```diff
@@ -682,11 +898,12 @@
                              float cov_norm, float C1, float C2, float* __restrict__ pmax, int* __restrict__ phasnan, double* __restrict__ psum, int selk) {
     ssim_fused_batch_body<WIN, false>(im0, S, B, ux, uxx, zseg, cov_norm, C1, C2, pmax, phasnan, psum, selk);
 }
-template <int WIN>
+template <int WIN, bool PACK = false>
 __global__ __launch_bounds__(256) __attribute__((amdgpu_waves_per_eu(MVS_SSIM_F32_WPE_LO, MVS_SSIM_F32_WPE_HI)))
 void ssim_fused_batch_f32_kernel(const float* __restrict__ im0, Shape3 S, FusedBatch B, const float* __restrict__ ux, const float* __restrict__ uxx, int zseg,
                                  float cov_norm, float C1, float C2, float* __restrict__ pmax, int* __restrict__ phasnan, double* __restrict__ psum, int selk) {
-    ssim_fused_batch_body<WIN, true>(im0, S, B, ux, uxx, zseg, cov_norm, C1, C2, pmax, phasnan, psum, selk);
+    if constexpr (PACK) ssim_fused_batch_packed_body<WIN>(im0, S, B, ux, uxx, zseg, cov_norm, C1, C2, pmax, phasnan, psum, selk);
+    else ssim_fused_batch_body<WIN, true>(im0, S, B, ux, uxx, zseg, cov_norm, C1, C2, pmax, phasnan, psum, selk);
 }
 
 template <int WIN>
@@ -1439,6 +1656,23 @@
     return std::min(7, min_shape - ((min_shape - 1) % 2));
 }
 
+void set_candidate_box(const ScoreCall& sc, ScoreBatch& b, int j) {
+    FusedCand& F = b.fused.c[j];
+    const Shape3 S = sc.S;
+    const int dims[3] = {S.nz, S.ny, S.nx}, d[3] = {F.dz, F.dy, F.dx};
+    int slo[3] = {0, 0, 0}, shi[3] = {S.nz - 1, S.ny - 1, S.nx - 1};
+    if (!b.otf[j]) {
+        VoxStats vs = b.h_vs[j];
+        if (b.cls_of[j] >= 0) {
+            const ShiftArg& T = b.shifts[j];
+            const double frac[3] = {T.tz - std::floor(T.tz), T.ty - std::floor(T.ty), T.tx - std::floor(T.tx)};
+            vs = valid_box(S, frac);
+        }
+        for (int k = 0; k < 3; ++k) { slo[k] = vs.bb[k]; shi[k] = vs.bb[3 + k]; }
+    }
+    walk_candidate_box(dims, slo, shi, d, F.lo, F.hi);
+}
+
 void phase_b(ScoreCall& sc, ScoreBatch& b) {
     MvsContext* c = sc.c;
     const Shape3 S = sc.S;
@@ -1492,6 +1726,7 @@
             b.fused.c[j] = b.otf[j] ? FusedCand{sc.im1, (int)T.tz, (int)T.ty, (int)T.tx, 0xffffffffu}
                            : b.cls_of[j] >= 0 ? FusedCand{sc.cls[b.cls_of[j]].buf, (int)std::floor(T.tz), (int)std::floor(T.ty), (int)std::floor(T.tx), 0xffffffffu}
                                               : FusedCand{sc.im1t_buf[j], 0, 0, 0, 0xffffffffu};
+            set_candidate_box(sc, b, j);
             b.any_batched = true;
             b.cov_norm = cov_norm;
         }
@@ -1535,9 +1770,17 @@
         if (!masks[j]) { fb.c[j].src = nullptr; continue; }
         maxsel = std::max(maxsel, ((g.nitems + K - 1) / K) * __builtin_popcount(masks[j]));
     }
+    if (sc.so->state_out && f32)
+        for (int j = 0; j < b.nb; ++j)
+            for (int item = 0; masks[j] && item < g.nitems; ++item)
+                if ((masks[j] >> Walk7::residue_of(item, K)) & 1u)
+                    (g.interior(g.item(item), fb.c[j].lo, fb.c[j].hi) ? c->reg_walk_interior : c->reg_walk_border) += 1;
     const int gx = std::min(kStatBlocks, maxsel);
-    if (f32)
-        MVS_DUP("ssim_fused", hipLaunchKernelGGL(ssim_fused_batch_f32_kernel<7>, dim3(gx, b.nb), dim3(256), 0, c->stream, sc.im0, sc.S, fb, sc.setB[2], sc.setB[3], g.zseg,
+    if (f32 && c->ssim_pack)
+        MVS_DUP("ssim_fused", hipLaunchKernelGGL((ssim_fused_batch_f32_kernel<7, true>), dim3(gx, b.nb), dim3(256), 0, c->stream, sc.im0, sc.S, fb, sc.setB[2], sc.setB[3], g.zseg,
+                           b.cov_norm, sc.C1, sc.C2, sc.pmax, sc.phasnan, sc.psum, K));
+    else if (f32)
+        MVS_DUP("ssim_fused", hipLaunchKernelGGL((ssim_fused_batch_f32_kernel<7, false>), dim3(gx, b.nb), dim3(256), 0, c->stream, sc.im0, sc.S, fb, sc.setB[2], sc.setB[3], g.zseg,
                            b.cov_norm, sc.C1, sc.C2, sc.pmax, sc.phasnan, sc.psum, K));
     else
         MVS_DUP("ssim_fused", hipLaunchKernelGGL(ssim_fused_batch_kernel<7>, dim3(gx, b.nb), dim3(256), 0, c->stream, sc.im0, sc.S, fb, sc.setB[2], sc.setB[3], g.zseg,
```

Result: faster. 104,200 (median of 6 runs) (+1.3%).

ASSIGNMENT >> In the data above, find each line that uses the string "dims". Copy it.

EXERCISE RESULT >>
+    const int dims[3] = {S.nz, S.ny, S.nx}, d[3] = {F.dz, F.dy, F.dx};
+    walk_candidate_box(dims, slo, shi, d, F.lo, F.hi);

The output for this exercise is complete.